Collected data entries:
───

## Replace per-tile workgroup barriers in prep stream with wave-to-wave prefix chain

```diff
diff --git a/feature_extraction_amd/build.py b/feature_extraction_amd/build.py
--- a/feature_extraction_amd/build.py
+++ b/feature_extraction_amd/build.py
@@ -7,7 +7,7 @@
 LIB = os.path.join(HERE, "lib", "libfx_hip.so")
 LIB_TEST = os.path.join(HERE, "lib", "libfx_hip_test.so")
 SOURCES = ["fx_kernels.hip", "fx_match.hip", "fx_register.hip", "fx_track.hip", "fx_map.hip", "fx_map_grid.hip", "fx_map_merge.hip", "fx_map_localize.hip", "fx_map_relocalize.hip", "fx_map_observe.hip", "fx_map_expect.hip", "fx_map_compact.hip", "fx_map_append.hip", "fx_splice.hip", "fx_map_assoc.hip", "fx_map_join.hip", "fx_map_loop.hip", "fx_map_find_loop.hip", "fx_api.cpp", "fx_host.cpp"]
-HEADERS = ["fx_device.h", "fx_scan_query.h", "fx_consensus.h", "fx_map_consensus.h", "fx_map_grid.h", "fx_map_assoc.h", "fx_map_constellation.h", "fx_sort_replay.h", os.path.join("..", "..", "include", "fx.h")]
+HEADERS = ["fx_device.h", "fx_scan_query.h", "fx_consensus.h", "fx_map_consensus.h", "fx_map_grid.h", "fx_map_assoc.h", "fx_map_constellation.h", "fx_sort_replay.h", "fx_wave_chain.h", os.path.join("..", "..", "include", "fx.h")]
 FLAGS = ["--offload-arch=gfx950", "-O2", "-std=c++17", "-fPIC", "-ffp-contract=off", "-shared", "-Wl,-Bsymbolic"]
 
 
diff --git a/feature_extraction_amd/csrc/fx_kernels.hip b/feature_extraction_amd/csrc/fx_kernels.hip
--- a/feature_extraction_amd/csrc/fx_kernels.hip
+++ b/feature_extraction_amd/csrc/fx_kernels.hip
@@ -6,6 +6,7 @@
 
 #include "fx_device.h"
 #include "fx_sort_replay.h"
+#include "fx_wave_chain.h"
 #include "../../include/fx.h"
 
 #pragma clang fp contract(off)
@@ -849,6 +850,25 @@
   float2 *win;
   float *el;
   uint32_t keep_cap;
+  uint16_t *code;
+  uint16_t *queue;
+  uint32_t *abort;
+};
+#define FX_PREP_QUEUE 512
+__device__ __forceinline__ uint32_t prep_ring_code(uint32_t mask, int r_first) {
+  if (!mask) return 0xffffu;
+  return (uint32_t)(r_first + (__ffs((int)mask) - 1)) | ((mask & (mask - 1u)) ? 0x100u : 0u);
+}
+struct PrepChainOps {
+  unsigned long long *slots;
+  bool writer;
+  __device__ __forceinline__ uint64_t load(uint32_t s) {
+    return ((const volatile __attribute__((address_space(3))) unsigned long long *)slots)[s];
+  }
+  __device__ __forceinline__ void store(uint32_t s, uint64_t v) {
+    if (writer) ((volatile __attribute__((address_space(3))) unsigned long long *)slots)[s] = v;
+  }
+  __device__ __forceinline__ void yield() { __builtin_amdgcn_s_sleep(1); }
 };
 template <bool KEEP = false>
 __device__ __forceinline__ uint32_t prep_stream(const FxDevParams &P, const FxBuffers &B, const FxScanMeta &M, uint32_t scan,
@@ -857,7 +877,6 @@
   constexpr int NW = FX_PREP_T / 64;
   constexpr uint32_t kTile = FX_PREP_TILE;
   constexpr uint32_t kKeep = FX_PREP_KEEP;
-  uint32_t swept = 0;
   uint32_t *const s_cnt = L.cnt;
   float *const s_keep = L.keep;
   uint32_t *const s_ring = L.ring;
@@ -907,46 +926,36 @@
 #endif
     }
   };
+  auto sweep_one = [&](uint32_t j, uint32_t at) {
+    const float x = s_keep[3 * j], y = s_keep[3 * j + 1], z = s_keep[3 * j + 2];
+    const float rx = ((M.R[0] * x + M.R[1] * y) + M.R[2] * z) + 0.0f;
+    const float ry = ((M.R[3] * x + M.R[4] * y) + M.R[5] * z) + 0.0f;
+    const float rz = ((M.R[6] * x + M.R[7] * y) + M.R[8] * z) + 0.0f;
+    float el;
+    if (!elevation_fast(x, y, z, s_atan, el)) el = elevation_deg(x, y, z);
+    out[at] = make_float4(rx, ry, rz, el);
+    int r_first = 0;
+    const uint32_t mask = isfinite(el) ? ring_membership(el, s_win, P.n_rings, el0, inv_step, r_first) : 0u;
+#pragma unroll
+    for (int d = 0; d < 3; ++d)
+      if (mask & (1u << d)) atomicAdd(&s_ring[r_first + d], 1u);
+    if (KEEP) {
+      s_keep[3 * j] = rx, s_keep[3 * j + 1] = ry, s_keep[3 * j + 2] = rz;
+      L.code[j] = (uint16_t)prep_ring_code(mask, r_first);
+      if (L.el) L.el[j] = el;
+    }
+  };
   auto sweep = [&]() {
-    for (uint32_t j = (KEEP ? swept : 0u) + tid; j < buffered; j += FX_PREP_T) {
-      const float x = s_keep[3 * j], y = s_keep[3 * j + 1], z = s_keep[3 * j + 2];
-      const float rx = ((M.R[0] * x + M.R[1] * y) + M.R[2] * z) + 0.0f;
-      const float ry = ((M.R[3] * x + M.R[4] * y) + M.R[5] * z) + 0.0f;
-      const float rz = ((M.R[6] * x + M.R[7] * y) + M.R[8] * z) + 0.0f;
-      float el;
-      if (!elevation_fast(x, y, z, s_atan, el)) el = elevation_deg(x, y, z);
-      out[base + j] = make_float4(rx, ry, rz, el);
-      if (KEEP) L.el[j] = el;
-      int r_first;
-      const uint32_t mask = isfinite(el) ? ring_membership(el, s_win, P.n_rings, el0, inv_step, r_first) : 0u;
-#pragma unroll
-      for (int d = 0; d < 3; ++d)
-        if (mask & (1u << d)) atomicAdd(&s_ring[r_first + d], 1u);
-    }
-    if (!KEEP) {
-      base += buffered;
-      buffered = 0;
-    }
-    swept = buffered;
+    for (uint32_t j = tid; j < buffered; j += FX_PREP_T) sweep_one(j, base + j);
+    base += buffered;
+    buffered = 0;
     FX_STAMP(28);
     FX_SS(5);
   };
   const PrepBox near_box(P, near_margin), box(P);
   float4 v[FX_PREP_U], nv[FX_PREP_U];
   const uint32_t t_first = (uint32_t)__builtin_amdgcn_readfirstlane((int)t_begin);
-  load_tile(t_first, v);
-  FX_STAMP(24);
-  FX_SS(0);
-  for (uint32_t t0 = t_first; t0 < n_s; t0 += kTile) {
-#ifdef FX_TILE_SPLIT
-    load_tile(t0 + kTile, nv, 0, FX_PREP_U / 2);
-#else
-    load_tile(t0 + kTile, nv);
-#endif
-    FX_STAMP(30);
-    FX_SS(1);
-    bool keep[FX_PREP_U];
-    unsigned long long mask[FX_PREP_U];
+  auto tile_tests = [&](uint32_t t0, bool (&keep)[FX_PREP_U], unsigned long long (&mask)[FX_PREP_U]) -> uint32_t {
     uint32_t wave_cnt = 0;
     uint32_t nq[FX_PREP_U];
     float rxs[FX_PREP_U], rys[FX_PREP_U], rzs[FX_PREP_U];
@@ -975,59 +984,133 @@
     const unsigned long long sect =
         __ballot(__builtin_amdgcn_ds_bpermute((int)((((lane & 15u) << 2) | (lane >> 4)) << 2), (int)offer) != 0);
     if (lane == 0) {
-      s_cnt[parity * NW + wave] = wave_cnt;
       near_bits[(t0 / kTile) * (kTile / 128) + wave * 2] = (uint32_t)sect;
       near_bits[(t0 / kTile) * (kTile / 128) + wave * 2 + 1] = (uint32_t)(sect >> 32);
     }
-    FX_STAMP(25);
-    FX_SS(2);
-    __syncthreads();
-#ifdef FX_TILE_SPLIT
-    load_tile(t0 + kTile, nv, FX_PREP_U / 2, FX_PREP_U);
-#endif
-    FX_STAMP(26);
-    FX_SS(3);
-    uint32_t before = 0, tile_total = 0;
-#pragma unroll
-    for (int w = 0; w < NW; ++w) {
-      const uint32_t c = s_cnt[parity * NW + w];
-      before += (w < (int)wave) ? c : 0u;
-      tile_total += c;
-    }
-    if (KEEP && buffered + tile_total > L.keep_cap) {
-      __syncthreads();
-      return FX_NONE;
-    }
-    uint32_t pos = buffered + before;
+    return wave_cnt;
+  };
+  auto compact = [&](uint32_t pos, const bool (&keep)[FX_PREP_U], const unsigned long long (&mask)[FX_PREP_U], uint16_t *queue, uint32_t q_at) {
 #pragma unroll
     for (int u = 0; u < FX_PREP_U; ++u) {
       if (keep[u]) {
-        const uint32_t d = 3u * (pos + lanes_below(mask[u]));
+        const uint32_t below = lanes_below(mask[u]);
+        const uint32_t d = 3u * (pos + below);
         s_keep[d] = v[u].x;
         s_keep[d + 1] = v[u].y;
         s_keep[d + 2] = v[u].z;
+        if (KEEP) queue[(q_at + below) & (FX_PREP_QUEUE - 1u)] = (uint16_t)(pos + below);
       }
       pos += (uint32_t)__popcll(mask[u]);
-    }
-    buffered += tile_total;
-    parity ^= 1u;
-    FX_STAMP(27);
-    FX_SS(4);
-    if (KEEP ? buffered - swept >= 2u * FX_PREP_T : buffered > kKeep - kTile) {
+      q_at += (uint32_t)__popcll(mask[u]);
+    }
+  };
+  load_tile(t_first, v);
+  if constexpr (KEEP) {
+    static_assert(NW * sizeof(unsigned long long) <= 2 * NW * sizeof(uint32_t), "the order chain's slots take the tile counts' place");
+    PrepChainOps chain{reinterpret_cast<unsigned long long *>(L.cnt), lane == 0};
+    uint16_t *const queue = L.queue + wave * FX_PREP_QUEUE;
+    uint32_t q_head = 0, q_tail = 0;
+    bool dead = false;
+    if (tid < NW) {
+      PrepChainOps every{chain.slots, true};
+      fx_wave_chain::init(every, tid);
+    }
+    if (tid == 0) *L.abort = 0u;
+    __syncthreads();
+    FX_STAMP(24);
+    FX_SS(0);
+    auto sweep_own = [&](uint32_t some) {
+      wave_sync<false>();
+      if (lane < some) {
+        const uint32_t j = queue[(q_head + lane) & (FX_PREP_QUEUE - 1u)];
+        sweep_one(j, base0 + j);
+      }
+      q_head += some;
+    };
+    uint32_t tile = 0;
+    for (uint32_t t0 = t_first; t0 < n_s; t0 += kTile, ++tile) {
+      load_tile(t0 + kTile, nv);
+      FX_STAMP(30);
+      FX_SS(1);
+      bool keep[FX_PREP_U];
+      unsigned long long mask[FX_PREP_U];
+      const uint32_t wave_cnt = tile_tests(t0, keep, mask);
+      FX_STAMP(25);
+      FX_SS(2);
+      const uint32_t before =
+          (uint32_t)__builtin_amdgcn_readfirstlane((int)fx_wave_chain::pass<NW>(chain, wave, tile, wave_cnt));
+      FX_STAMP(26);
+      FX_SS(3);
+      if (!dead && before + wave_cnt > L.keep_cap) {
+        dead = true;
+        q_head = q_tail;
+        if (lane == 0) *L.abort = 1u;
+      }
+      if (!dead) {
+        compact(before, keep, mask, queue, q_tail);
+        q_tail += wave_cnt;
+      }
+      FX_STAMP(27);
+      FX_SS(4);
+      while (q_tail - q_head >= 64u) sweep_own(64u);
+      FX_STAMP(28);
+      FX_SS(5);
+#pragma unroll
+      for (int u = 0; u < FX_PREP_U; ++u) v[u] = nv[u];
+      FX_STAMP(29);
+      FX_SS(6);
+    }
+    if (q_tail != q_head) sweep_own(q_tail - q_head);
+    __syncthreads();
+    FX_STAMP(28);
+    FX_SS(5);
+    FX_SS_FLUSH(B.stamps);
+    if (*L.abort) return FX_NONE;
+    return base0 + fx_wave_chain::total<NW>(chain);
+  } else {
+    FX_STAMP(24);
+    FX_SS(0);
+    for (uint32_t t0 = t_first; t0 < n_s; t0 += kTile) {
+      load_tile(t0 + kTile, nv);
+      FX_STAMP(30);
+      FX_SS(1);
+      bool keep[FX_PREP_U];
+      unsigned long long mask[FX_PREP_U];
+      const uint32_t wave_cnt = tile_tests(t0, keep, mask);
+      if (lane == 0) s_cnt[parity * NW + wave] = wave_cnt;
+      FX_STAMP(25);
+      FX_SS(2);
       __syncthreads();
-      sweep();
-    }
-#pragma unroll
-    for (int u = 0; u < FX_PREP_U; ++u) v[u] = nv[u];
-    FX_STAMP(29);
-    FX_SS(6);
-  }
-  __syncthreads();
-  sweep();
-  __syncthreads();
-  FX_SS(5);
-  FX_SS_FLUSH(B.stamps);
-  return base + buffered;
+      FX_STAMP(26);
+      FX_SS(3);
+      uint32_t before = 0, tile_total = 0;
+#pragma unroll
+      for (int w = 0; w < NW; ++w) {
+        const uint32_t c = s_cnt[parity * NW + w];
+        before += (w < (int)wave) ? c : 0u;
+        tile_total += c;
+      }
+      compact(buffered + before, keep, mask, nullptr, 0u);
+      buffered += tile_total;
+      parity ^= 1u;
+      FX_STAMP(27);
+      FX_SS(4);
+      if (buffered > kKeep - kTile) {
+        __syncthreads();
+        sweep();
+      }
+#pragma unroll
+      for (int u = 0; u < FX_PREP_U; ++u) v[u] = nv[u];
+      FX_STAMP(29);
+      FX_SS(6);
+    }
+    __syncthreads();
+    sweep();
+    __syncthreads();
+    FX_SS(5);
+    FX_SS_FLUSH(B.stamps);
+    return base + buffered;
+  }
 }
 
 __global__ __launch_bounds__(FX_PREP_T, FX_PREP_OCC) void k_prep(FxDevParams P, FxBuffers B, float near_margin, float el0, float inv_step, uint32_t clk_slot) {
@@ -2545,7 +2628,9 @@
   static constexpr uint32_t ctmp = crec + FX_FRONT_RUNS + 4;
   static constexpr uint32_t end = ctmp + FX_FRONT_RUNS + 4;
   static constexpr uint32_t atan = seg_box, win = atan + a4(2 * (FX_ATAN_N + 1) * (FX_ATAN_DEG + 1)), cnt = win + 2 * FX_FRONT_RMAX,
-                            cw = cnt + 2 * FX_FRONT_NW, el = cw + 2 * FX_FRONT_NW * FX_FRONT_RMAX, a_end = el + FX_FRONT_CAP;
+                            cw = cnt + 2 * FX_FRONT_NW, code = cw + 2 * FX_FRONT_NW * FX_FRONT_RMAX,
+                            squeue = code + FX_FRONT_CAP / 2, abort = squeue + FX_FRONT_NW * FX_PREP_QUEUE / 2,
+                            a_end = abort + 2;
   static constexpr uint32_t rsm = croot, pairs = croot, queues = pairs + FX_FRONT_PAIRS, q_end = queues + FX_FRONT_NW * FX_FRONT_QUEUE;
 };
 static_assert(FrontOff::end * 4 <= 80 * 1024, "two workgroups of k_front a CU");
@@ -2553,7 +2638,8 @@
 static_assert(FX_FRONT_NW * FX_FRONT_SORTW <= 4 * FX_FRONT_SEGS, "k_front: the replay's scratch borrows the segment boxes");
 static_assert(FX_FRONT_RUNS <= 1024 && FX_FRONT_CAP <= 4096 && FX_FRONT_BLOCKS <= 64 && FX_FRONT_RMAX <= 64 && FX_FRONT_CAP % 64 == 0 &&
                   FX_FRONT_CAP >= FX_PREP_KEEP, "k_front packings");
-static_assert((FrontOff::smask % 2) == 0 && (FrontOff::rsm % 2) == 0 && (FrontOff::seg_box % 4) == 0 && (FrontOff::rbox % 4) == 0, "k_front alignment");
+static_assert((FrontOff::smask % 2) == 0 && (FrontOff::rsm % 2) == 0 && (FrontOff::seg_box % 4) == 0 && (FrontOff::rbox % 4) == 0 &&
+                  (FrontOff::cnt % 2) == 0, "k_front alignment");
 __host__ __device__ inline size_t front_lds_bytes() { return (size_t)FrontOff::end * 4; }
 struct FrontLeanOff {
   static constexpr uint32_t px = 0, py = 0, pz = 0, sidx = 0;
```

───

**DESCRIPTION OF THE TASK**
Check each line of the records above for the word "writer", count the lines that have it, and give only the count.

**RESULT OF THE EXERCISE**
2